RECORDS FOR THIS EXERCISE =>
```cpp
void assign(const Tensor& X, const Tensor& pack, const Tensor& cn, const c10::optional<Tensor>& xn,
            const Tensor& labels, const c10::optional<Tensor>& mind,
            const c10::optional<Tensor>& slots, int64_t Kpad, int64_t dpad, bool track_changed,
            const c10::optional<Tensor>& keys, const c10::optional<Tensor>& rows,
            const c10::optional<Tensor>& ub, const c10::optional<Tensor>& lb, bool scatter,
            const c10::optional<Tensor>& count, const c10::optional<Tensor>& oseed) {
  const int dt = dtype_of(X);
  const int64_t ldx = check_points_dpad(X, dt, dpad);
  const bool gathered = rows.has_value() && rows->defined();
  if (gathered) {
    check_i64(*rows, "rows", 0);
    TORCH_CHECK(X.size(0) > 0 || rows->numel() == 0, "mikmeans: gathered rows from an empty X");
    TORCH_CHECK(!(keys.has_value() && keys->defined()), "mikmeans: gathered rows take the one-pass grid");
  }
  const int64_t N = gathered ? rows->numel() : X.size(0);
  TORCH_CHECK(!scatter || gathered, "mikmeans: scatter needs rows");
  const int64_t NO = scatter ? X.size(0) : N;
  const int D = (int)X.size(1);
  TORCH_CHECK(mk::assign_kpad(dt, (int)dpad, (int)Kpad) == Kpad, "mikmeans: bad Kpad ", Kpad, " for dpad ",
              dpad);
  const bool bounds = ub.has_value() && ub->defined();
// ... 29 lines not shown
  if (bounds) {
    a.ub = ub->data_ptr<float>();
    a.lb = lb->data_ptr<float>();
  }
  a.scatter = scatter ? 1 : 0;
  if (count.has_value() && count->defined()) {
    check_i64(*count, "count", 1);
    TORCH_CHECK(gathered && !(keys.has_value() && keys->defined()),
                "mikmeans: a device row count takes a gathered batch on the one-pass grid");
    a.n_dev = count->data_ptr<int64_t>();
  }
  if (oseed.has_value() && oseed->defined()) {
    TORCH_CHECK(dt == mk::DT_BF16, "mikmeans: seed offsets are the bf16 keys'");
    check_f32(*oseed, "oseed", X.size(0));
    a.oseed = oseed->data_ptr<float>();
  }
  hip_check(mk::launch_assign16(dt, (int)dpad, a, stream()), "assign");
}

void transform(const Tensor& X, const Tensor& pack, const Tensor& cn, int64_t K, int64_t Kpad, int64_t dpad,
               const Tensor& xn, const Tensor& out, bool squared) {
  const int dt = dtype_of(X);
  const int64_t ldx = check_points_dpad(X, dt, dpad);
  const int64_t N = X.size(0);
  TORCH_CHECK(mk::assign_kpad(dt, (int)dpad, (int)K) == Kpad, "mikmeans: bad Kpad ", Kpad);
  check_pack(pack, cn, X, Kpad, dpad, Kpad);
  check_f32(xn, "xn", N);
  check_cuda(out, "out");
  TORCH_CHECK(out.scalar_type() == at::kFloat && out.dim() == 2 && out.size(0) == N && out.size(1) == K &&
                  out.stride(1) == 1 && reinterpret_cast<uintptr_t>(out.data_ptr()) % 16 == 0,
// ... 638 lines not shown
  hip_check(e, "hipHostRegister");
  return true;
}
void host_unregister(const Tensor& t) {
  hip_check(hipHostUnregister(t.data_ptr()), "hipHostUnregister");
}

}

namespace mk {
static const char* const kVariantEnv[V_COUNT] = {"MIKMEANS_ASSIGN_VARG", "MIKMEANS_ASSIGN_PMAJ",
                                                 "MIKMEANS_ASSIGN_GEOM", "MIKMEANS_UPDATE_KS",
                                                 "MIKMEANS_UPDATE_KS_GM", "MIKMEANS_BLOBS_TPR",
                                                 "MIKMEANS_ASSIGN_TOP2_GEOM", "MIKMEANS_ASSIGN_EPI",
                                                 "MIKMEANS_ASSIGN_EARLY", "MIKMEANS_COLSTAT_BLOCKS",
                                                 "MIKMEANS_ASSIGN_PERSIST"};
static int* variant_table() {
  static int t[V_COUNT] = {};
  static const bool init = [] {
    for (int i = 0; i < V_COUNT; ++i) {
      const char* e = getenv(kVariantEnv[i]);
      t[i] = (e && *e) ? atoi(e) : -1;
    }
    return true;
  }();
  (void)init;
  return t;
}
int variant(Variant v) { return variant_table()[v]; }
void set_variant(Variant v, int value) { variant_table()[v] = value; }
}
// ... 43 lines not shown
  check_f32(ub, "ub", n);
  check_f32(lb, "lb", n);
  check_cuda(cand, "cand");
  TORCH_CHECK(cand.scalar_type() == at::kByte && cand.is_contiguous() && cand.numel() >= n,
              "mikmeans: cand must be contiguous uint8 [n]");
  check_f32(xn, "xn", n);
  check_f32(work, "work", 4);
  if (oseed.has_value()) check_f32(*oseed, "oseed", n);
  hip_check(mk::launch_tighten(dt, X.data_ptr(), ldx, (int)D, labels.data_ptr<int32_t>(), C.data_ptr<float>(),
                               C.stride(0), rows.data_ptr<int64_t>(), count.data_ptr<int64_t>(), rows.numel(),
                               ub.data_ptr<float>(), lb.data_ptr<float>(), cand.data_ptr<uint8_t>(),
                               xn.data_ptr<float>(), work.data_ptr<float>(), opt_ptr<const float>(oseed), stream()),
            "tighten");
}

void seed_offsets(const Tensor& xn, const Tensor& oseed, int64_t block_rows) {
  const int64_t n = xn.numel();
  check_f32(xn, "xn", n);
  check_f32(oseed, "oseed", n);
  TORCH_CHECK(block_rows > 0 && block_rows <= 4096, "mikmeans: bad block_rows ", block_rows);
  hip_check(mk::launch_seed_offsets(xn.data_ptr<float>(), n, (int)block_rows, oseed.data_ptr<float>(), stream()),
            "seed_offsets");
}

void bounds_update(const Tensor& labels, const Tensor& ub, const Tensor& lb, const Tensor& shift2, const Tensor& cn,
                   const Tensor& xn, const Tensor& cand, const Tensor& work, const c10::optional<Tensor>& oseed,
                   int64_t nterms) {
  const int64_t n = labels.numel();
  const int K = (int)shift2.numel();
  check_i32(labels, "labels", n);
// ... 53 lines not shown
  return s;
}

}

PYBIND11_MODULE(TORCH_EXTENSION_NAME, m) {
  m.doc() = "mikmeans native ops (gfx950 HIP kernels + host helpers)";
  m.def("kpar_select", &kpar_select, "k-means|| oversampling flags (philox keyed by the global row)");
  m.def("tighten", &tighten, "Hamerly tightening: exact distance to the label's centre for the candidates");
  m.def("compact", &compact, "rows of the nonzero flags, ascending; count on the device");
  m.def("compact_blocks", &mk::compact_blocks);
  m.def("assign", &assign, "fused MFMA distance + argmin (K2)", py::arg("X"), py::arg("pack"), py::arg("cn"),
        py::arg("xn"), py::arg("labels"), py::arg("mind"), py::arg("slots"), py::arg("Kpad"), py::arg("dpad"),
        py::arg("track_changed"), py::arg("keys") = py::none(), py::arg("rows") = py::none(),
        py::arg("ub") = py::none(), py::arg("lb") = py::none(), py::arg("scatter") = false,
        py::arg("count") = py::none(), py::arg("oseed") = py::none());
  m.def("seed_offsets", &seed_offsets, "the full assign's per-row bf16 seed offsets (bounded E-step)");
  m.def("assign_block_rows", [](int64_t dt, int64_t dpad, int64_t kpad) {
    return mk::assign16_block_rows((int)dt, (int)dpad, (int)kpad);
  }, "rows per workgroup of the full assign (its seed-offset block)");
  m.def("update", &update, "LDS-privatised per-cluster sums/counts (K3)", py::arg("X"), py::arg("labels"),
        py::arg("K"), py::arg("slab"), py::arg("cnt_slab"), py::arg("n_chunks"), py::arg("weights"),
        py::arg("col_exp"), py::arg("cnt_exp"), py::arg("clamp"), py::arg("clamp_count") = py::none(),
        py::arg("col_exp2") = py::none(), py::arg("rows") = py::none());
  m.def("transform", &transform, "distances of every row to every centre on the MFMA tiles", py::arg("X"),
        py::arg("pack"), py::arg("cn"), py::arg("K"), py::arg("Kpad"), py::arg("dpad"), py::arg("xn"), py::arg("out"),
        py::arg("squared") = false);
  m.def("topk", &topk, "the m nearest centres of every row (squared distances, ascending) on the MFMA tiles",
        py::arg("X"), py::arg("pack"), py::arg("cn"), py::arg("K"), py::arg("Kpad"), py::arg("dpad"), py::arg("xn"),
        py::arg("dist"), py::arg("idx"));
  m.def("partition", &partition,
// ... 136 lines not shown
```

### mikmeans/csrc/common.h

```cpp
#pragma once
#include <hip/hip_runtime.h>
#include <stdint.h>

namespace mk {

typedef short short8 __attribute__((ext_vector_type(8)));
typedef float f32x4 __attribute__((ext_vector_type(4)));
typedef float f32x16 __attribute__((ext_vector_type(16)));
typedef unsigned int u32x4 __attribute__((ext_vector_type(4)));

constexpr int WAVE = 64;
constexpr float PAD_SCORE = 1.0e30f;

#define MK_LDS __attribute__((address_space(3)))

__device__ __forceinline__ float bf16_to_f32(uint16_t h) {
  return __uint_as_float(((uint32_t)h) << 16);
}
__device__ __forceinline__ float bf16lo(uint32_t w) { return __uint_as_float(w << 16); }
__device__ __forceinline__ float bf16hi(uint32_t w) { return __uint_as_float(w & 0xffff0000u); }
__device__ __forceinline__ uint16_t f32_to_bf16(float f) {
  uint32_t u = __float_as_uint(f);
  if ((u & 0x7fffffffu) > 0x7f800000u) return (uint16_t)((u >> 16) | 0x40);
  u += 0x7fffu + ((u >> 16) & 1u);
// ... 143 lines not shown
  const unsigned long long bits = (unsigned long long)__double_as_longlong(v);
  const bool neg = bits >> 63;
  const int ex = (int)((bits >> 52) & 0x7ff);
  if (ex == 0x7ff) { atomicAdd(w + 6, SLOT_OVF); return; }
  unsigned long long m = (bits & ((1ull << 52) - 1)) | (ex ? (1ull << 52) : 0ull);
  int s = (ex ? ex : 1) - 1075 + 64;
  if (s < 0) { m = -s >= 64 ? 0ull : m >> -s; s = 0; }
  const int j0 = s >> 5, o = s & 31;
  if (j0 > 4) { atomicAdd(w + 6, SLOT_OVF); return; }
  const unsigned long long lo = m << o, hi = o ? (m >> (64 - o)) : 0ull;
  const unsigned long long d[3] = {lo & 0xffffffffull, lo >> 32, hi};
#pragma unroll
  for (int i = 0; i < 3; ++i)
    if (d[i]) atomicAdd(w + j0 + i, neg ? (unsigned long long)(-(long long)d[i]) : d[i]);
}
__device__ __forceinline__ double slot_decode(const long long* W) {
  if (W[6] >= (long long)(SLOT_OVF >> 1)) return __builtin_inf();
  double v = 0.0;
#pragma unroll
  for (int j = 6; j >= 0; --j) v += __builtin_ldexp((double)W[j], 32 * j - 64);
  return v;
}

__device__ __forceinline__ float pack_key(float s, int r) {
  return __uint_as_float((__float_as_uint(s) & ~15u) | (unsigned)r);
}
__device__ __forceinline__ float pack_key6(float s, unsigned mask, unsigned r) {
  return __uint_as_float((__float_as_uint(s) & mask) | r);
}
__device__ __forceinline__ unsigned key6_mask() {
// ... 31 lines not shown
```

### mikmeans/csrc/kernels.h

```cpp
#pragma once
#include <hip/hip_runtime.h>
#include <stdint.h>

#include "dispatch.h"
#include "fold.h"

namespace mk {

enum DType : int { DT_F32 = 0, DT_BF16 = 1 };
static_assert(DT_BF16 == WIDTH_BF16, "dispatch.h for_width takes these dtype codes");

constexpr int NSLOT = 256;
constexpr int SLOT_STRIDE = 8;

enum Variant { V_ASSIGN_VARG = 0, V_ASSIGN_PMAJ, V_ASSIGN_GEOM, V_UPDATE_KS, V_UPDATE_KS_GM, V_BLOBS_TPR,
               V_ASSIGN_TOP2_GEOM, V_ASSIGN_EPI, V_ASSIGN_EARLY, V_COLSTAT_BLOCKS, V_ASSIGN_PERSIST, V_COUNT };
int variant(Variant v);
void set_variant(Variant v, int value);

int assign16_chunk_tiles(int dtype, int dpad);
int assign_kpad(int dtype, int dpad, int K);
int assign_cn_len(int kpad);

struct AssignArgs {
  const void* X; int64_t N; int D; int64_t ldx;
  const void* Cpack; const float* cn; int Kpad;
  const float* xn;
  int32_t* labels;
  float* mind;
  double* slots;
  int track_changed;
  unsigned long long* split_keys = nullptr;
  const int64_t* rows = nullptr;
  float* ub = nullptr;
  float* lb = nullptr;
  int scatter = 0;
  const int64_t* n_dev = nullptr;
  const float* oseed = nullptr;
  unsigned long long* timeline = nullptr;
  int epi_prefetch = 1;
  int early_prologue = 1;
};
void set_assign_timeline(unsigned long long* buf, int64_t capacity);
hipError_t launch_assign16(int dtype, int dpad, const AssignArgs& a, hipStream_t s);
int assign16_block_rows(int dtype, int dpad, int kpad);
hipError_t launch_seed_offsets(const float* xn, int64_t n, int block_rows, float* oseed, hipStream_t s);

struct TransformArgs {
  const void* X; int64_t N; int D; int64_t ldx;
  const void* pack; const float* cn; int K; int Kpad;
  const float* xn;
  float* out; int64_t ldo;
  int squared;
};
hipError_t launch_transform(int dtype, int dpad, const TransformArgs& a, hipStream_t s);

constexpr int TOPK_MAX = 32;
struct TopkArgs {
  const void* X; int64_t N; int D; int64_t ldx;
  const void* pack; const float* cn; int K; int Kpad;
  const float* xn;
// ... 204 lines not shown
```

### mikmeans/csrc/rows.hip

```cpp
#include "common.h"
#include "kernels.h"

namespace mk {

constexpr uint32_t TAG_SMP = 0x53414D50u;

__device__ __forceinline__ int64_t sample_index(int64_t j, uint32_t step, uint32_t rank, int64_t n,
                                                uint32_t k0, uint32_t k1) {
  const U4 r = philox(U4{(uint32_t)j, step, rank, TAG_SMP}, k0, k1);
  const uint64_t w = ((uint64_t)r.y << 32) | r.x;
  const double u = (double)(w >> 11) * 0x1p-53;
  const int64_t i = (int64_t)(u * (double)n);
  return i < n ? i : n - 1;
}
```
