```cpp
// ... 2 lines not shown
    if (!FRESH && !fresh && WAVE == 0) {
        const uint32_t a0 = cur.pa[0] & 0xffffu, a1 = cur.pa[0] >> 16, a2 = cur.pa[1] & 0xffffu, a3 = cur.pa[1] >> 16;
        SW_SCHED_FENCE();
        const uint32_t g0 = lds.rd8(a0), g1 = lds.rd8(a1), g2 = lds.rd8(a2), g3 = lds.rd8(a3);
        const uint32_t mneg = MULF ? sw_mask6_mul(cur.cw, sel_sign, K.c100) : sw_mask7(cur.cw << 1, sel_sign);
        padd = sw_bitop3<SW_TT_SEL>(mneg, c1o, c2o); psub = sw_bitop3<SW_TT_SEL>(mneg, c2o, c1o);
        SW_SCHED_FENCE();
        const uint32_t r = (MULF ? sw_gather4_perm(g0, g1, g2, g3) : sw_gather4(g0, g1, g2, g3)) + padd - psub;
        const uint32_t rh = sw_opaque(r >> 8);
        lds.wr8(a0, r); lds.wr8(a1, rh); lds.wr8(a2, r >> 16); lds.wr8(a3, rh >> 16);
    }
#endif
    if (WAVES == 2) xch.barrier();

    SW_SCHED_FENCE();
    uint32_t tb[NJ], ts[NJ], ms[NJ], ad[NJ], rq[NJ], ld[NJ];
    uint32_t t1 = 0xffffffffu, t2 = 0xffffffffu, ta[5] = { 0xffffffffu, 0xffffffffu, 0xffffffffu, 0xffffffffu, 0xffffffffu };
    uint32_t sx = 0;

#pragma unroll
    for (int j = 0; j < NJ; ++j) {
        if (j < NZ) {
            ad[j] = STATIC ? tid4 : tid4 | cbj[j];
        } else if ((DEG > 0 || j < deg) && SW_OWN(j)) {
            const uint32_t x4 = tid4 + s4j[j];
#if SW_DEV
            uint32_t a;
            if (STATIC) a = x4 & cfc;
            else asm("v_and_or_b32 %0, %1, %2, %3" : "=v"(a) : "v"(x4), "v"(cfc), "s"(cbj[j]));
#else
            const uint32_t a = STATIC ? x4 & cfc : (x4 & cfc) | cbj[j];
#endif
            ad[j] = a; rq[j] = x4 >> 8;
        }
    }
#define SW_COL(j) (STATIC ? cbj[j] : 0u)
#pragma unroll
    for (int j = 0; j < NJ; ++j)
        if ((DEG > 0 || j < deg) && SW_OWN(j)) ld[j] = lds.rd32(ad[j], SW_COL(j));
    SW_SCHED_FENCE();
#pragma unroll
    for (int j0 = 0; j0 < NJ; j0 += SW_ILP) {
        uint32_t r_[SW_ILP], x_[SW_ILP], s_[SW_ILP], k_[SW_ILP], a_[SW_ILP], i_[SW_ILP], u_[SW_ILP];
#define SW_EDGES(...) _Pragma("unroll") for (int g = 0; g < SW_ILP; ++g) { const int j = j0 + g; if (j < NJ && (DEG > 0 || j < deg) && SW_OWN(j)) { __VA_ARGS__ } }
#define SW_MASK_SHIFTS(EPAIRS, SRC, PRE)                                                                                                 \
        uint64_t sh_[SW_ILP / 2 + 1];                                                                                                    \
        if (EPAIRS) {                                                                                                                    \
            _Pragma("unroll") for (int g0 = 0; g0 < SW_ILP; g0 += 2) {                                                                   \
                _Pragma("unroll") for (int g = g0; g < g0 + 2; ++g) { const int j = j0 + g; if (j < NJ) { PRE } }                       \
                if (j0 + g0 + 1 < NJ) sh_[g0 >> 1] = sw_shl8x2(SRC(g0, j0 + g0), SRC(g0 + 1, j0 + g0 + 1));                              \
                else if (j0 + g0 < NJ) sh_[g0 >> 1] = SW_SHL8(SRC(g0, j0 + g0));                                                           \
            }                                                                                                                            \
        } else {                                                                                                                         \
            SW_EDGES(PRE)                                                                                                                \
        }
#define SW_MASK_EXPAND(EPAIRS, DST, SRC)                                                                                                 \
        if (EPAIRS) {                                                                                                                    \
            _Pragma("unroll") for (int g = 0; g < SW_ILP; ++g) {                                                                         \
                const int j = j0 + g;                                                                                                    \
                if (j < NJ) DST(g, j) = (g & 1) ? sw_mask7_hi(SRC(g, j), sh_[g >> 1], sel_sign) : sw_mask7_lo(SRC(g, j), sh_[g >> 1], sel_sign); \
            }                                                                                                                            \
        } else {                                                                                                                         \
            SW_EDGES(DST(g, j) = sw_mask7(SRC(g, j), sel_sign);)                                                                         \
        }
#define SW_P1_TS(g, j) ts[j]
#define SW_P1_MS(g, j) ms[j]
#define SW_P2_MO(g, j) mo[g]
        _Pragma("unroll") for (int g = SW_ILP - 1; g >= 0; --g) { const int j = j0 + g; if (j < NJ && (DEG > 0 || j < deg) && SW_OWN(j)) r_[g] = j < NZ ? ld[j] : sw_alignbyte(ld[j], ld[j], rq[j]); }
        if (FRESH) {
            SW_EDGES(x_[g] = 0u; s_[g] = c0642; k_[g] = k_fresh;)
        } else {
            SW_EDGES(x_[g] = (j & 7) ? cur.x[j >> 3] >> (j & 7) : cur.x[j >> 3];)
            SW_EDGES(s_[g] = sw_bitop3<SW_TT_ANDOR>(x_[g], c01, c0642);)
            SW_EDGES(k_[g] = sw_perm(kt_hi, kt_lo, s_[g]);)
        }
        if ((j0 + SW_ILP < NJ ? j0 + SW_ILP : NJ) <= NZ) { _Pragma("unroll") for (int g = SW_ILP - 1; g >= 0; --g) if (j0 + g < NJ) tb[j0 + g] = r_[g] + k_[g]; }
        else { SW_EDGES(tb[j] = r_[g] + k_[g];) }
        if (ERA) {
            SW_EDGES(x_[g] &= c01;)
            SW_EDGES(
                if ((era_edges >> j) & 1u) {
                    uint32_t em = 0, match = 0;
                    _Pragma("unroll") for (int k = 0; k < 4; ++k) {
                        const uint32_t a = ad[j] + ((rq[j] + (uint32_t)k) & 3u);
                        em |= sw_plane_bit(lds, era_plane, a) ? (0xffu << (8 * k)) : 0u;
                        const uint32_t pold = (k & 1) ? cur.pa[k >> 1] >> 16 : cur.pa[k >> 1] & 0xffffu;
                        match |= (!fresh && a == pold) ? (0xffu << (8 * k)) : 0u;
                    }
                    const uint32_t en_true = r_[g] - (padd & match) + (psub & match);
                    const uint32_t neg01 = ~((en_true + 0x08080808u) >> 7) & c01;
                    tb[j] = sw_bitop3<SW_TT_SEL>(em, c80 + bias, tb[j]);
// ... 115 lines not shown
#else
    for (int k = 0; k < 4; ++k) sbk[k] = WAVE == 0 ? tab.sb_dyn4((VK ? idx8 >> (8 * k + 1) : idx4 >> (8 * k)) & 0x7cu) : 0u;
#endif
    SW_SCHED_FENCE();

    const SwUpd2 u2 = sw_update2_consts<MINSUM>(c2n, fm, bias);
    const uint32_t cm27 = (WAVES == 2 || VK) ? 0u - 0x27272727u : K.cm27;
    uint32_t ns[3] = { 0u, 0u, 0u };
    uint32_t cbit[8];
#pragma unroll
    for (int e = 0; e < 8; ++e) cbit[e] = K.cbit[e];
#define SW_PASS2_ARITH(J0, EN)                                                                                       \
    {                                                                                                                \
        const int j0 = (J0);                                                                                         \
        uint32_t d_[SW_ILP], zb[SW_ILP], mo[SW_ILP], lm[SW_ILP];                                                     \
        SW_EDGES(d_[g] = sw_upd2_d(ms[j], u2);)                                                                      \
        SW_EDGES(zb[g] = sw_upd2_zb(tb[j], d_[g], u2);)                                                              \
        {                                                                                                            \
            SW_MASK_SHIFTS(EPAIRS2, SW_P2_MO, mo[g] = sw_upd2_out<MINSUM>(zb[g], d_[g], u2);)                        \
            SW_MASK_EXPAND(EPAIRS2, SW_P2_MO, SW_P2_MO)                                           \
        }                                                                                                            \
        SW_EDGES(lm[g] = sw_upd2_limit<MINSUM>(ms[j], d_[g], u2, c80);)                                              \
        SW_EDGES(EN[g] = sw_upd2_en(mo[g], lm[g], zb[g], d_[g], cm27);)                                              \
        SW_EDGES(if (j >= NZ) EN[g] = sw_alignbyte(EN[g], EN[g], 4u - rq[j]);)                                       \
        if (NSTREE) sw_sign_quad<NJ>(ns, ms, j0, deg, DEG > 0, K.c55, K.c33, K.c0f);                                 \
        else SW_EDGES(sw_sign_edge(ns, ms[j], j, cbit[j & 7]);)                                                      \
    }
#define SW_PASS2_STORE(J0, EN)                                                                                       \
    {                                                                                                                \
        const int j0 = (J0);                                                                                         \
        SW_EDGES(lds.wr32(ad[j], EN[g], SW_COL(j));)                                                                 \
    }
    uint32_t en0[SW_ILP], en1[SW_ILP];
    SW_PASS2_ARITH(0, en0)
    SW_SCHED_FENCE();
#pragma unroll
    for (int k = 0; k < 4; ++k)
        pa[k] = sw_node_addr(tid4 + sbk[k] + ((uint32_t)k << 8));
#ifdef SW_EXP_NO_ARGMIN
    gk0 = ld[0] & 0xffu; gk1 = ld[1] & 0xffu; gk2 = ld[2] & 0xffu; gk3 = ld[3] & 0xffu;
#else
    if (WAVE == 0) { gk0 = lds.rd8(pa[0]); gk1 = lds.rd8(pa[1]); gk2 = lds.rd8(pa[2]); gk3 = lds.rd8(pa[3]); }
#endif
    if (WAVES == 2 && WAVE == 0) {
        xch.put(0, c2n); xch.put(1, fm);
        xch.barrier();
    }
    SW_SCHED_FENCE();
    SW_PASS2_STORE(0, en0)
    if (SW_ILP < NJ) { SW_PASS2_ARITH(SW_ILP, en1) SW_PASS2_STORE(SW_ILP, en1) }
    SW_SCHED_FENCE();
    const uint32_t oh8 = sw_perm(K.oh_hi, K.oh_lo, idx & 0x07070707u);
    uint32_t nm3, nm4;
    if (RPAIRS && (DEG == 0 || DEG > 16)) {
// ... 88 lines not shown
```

WORK TO COMPLETE => Give the count of lines in the material containing "dispatch". The reply is that number alone.

WRITTEN REPLY => 2